Go line by line through the listing below and copy those that hold "char".

== EXERCISE MATERIALS

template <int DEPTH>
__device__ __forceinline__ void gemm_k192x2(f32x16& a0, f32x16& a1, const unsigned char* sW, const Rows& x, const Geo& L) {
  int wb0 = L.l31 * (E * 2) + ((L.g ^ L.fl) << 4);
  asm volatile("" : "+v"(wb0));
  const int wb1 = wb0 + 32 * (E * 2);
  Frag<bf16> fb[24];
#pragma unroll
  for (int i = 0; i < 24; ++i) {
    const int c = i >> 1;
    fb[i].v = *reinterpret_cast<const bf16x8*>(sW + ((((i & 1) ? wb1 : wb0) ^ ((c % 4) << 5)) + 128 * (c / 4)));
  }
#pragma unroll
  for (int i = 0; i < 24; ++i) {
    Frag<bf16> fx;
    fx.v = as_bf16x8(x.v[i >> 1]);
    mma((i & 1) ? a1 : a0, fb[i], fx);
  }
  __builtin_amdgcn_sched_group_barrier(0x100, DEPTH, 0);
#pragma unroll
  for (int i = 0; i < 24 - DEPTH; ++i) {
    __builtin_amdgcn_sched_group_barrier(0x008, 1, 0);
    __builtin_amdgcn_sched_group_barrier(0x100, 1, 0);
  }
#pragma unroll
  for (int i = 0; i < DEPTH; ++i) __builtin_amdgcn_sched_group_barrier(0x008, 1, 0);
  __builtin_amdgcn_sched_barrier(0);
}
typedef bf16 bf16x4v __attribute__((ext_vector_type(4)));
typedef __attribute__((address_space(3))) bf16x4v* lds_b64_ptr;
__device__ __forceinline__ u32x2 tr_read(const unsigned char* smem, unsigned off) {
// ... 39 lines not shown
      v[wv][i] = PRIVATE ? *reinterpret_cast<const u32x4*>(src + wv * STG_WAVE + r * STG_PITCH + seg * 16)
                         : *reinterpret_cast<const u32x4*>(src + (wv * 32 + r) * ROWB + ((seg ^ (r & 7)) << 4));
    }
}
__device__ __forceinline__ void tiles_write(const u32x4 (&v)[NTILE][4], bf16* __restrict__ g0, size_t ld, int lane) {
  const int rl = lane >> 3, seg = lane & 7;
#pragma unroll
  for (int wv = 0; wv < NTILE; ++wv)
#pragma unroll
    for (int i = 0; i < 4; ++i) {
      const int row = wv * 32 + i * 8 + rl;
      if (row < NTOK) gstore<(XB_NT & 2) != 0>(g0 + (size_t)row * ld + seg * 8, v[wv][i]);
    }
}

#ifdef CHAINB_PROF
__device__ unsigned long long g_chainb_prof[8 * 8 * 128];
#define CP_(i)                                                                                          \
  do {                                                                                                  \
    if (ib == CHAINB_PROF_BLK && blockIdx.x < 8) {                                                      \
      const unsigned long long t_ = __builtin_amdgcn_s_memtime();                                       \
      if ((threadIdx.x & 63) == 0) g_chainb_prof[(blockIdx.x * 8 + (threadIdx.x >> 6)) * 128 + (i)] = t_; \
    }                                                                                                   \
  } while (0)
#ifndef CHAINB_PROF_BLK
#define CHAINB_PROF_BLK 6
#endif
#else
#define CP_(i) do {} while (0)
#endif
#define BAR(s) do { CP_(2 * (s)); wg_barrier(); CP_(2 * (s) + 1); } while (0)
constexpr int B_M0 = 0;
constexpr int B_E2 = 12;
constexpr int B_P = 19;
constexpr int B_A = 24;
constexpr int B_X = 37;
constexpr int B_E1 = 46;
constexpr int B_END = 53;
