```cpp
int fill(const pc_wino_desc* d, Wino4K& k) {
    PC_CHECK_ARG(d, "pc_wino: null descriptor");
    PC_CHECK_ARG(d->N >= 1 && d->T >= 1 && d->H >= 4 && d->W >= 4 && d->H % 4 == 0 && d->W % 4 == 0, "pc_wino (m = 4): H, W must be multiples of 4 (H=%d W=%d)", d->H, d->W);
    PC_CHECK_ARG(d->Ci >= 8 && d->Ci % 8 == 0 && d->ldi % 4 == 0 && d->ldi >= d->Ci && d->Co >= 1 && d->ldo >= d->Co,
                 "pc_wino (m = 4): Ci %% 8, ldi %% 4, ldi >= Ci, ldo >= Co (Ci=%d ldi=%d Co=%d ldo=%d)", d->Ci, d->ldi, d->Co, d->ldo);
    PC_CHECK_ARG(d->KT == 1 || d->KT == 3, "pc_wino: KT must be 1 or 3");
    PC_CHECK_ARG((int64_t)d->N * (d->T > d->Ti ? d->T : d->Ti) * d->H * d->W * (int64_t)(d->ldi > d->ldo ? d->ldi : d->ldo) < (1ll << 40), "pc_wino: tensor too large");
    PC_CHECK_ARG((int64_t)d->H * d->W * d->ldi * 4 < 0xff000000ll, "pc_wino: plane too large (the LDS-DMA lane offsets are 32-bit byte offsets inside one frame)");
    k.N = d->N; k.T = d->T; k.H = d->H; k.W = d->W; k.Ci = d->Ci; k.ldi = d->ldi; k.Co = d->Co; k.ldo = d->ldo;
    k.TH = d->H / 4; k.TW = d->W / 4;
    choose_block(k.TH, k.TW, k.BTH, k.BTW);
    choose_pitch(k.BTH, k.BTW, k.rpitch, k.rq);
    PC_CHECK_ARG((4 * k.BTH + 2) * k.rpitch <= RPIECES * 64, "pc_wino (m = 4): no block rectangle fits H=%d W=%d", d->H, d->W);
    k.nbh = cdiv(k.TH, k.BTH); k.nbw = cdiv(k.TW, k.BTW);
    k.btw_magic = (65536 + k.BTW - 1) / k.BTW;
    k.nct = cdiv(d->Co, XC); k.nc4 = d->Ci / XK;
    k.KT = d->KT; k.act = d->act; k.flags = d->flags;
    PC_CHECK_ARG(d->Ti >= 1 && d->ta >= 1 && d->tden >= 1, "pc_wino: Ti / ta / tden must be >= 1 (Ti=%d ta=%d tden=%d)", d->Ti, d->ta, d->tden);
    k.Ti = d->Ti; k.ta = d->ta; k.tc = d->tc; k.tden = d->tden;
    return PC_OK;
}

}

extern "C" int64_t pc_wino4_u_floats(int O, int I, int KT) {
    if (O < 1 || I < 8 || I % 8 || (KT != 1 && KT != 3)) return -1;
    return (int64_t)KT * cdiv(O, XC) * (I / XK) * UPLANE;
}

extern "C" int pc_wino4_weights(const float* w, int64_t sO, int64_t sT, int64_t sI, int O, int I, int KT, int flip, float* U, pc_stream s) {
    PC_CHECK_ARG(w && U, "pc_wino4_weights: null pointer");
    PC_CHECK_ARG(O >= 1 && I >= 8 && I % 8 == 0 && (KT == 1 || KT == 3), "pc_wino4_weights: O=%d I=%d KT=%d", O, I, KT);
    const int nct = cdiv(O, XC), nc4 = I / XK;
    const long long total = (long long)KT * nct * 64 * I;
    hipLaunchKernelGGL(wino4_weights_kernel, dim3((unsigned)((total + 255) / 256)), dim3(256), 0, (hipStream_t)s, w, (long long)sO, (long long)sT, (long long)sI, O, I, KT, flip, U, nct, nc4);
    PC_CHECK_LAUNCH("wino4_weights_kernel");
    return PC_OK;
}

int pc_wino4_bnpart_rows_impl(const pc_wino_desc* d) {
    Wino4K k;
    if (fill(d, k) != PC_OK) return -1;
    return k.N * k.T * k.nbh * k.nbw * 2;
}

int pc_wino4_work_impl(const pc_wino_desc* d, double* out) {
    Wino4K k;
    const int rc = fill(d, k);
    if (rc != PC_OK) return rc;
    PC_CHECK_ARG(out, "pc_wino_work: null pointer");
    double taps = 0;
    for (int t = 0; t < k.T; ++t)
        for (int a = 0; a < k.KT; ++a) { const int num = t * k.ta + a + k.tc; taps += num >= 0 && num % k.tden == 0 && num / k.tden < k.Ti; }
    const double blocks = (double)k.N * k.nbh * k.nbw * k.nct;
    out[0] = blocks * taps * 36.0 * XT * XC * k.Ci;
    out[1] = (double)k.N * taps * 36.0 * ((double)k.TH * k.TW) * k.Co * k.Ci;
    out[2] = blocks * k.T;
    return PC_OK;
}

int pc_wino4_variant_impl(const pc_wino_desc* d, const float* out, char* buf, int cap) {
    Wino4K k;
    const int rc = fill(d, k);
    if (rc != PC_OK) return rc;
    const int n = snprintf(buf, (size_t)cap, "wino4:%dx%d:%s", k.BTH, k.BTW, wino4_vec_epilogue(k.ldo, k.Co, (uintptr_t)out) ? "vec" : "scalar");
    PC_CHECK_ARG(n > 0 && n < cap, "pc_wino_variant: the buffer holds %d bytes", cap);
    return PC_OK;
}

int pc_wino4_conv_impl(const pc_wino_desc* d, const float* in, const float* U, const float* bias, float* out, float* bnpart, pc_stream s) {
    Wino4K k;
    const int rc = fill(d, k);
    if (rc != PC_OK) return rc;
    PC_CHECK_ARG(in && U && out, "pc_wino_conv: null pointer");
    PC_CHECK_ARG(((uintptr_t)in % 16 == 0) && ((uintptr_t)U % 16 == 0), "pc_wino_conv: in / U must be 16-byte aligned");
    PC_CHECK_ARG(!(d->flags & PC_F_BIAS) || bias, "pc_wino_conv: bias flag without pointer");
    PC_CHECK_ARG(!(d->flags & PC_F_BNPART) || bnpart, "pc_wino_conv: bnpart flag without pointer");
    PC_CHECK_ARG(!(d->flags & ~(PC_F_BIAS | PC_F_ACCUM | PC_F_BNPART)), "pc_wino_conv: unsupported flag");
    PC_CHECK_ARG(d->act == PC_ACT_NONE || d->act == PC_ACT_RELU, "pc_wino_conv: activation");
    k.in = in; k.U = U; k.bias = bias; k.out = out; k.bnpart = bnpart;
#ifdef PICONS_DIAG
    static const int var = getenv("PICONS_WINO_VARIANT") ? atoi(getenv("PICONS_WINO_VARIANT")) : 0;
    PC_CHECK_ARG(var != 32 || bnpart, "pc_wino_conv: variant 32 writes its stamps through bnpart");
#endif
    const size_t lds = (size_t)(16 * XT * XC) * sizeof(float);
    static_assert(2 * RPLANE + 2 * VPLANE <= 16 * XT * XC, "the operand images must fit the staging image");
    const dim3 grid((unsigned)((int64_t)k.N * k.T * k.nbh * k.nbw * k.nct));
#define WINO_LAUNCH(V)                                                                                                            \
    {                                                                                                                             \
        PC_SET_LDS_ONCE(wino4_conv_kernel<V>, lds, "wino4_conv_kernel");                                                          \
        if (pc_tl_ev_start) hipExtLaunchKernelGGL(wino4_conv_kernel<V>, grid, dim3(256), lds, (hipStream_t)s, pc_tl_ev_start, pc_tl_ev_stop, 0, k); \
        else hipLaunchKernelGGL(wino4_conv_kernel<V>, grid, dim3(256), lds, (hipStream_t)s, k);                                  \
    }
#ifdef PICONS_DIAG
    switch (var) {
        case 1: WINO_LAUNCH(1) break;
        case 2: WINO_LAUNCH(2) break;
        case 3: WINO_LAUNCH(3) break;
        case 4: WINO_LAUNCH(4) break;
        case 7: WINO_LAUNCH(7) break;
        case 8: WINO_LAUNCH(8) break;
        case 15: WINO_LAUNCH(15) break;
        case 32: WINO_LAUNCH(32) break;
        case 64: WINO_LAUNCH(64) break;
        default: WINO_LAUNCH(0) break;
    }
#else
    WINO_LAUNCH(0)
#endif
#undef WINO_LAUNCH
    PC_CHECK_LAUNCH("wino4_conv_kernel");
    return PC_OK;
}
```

====

RESPONSE:
__device__ __forceinline__ void gemm_k192x2(f32x16& a0, f32x16& a1, const unsigned char* sW, const Rows& x, const Geo& L) {
__device__ __forceinline__ u32x2 tr_read(const unsigned char* smem, unsigned off) {
int pc_wino4_variant_impl(const pc_wino_desc* d, const float* out, char* buf, int cap) {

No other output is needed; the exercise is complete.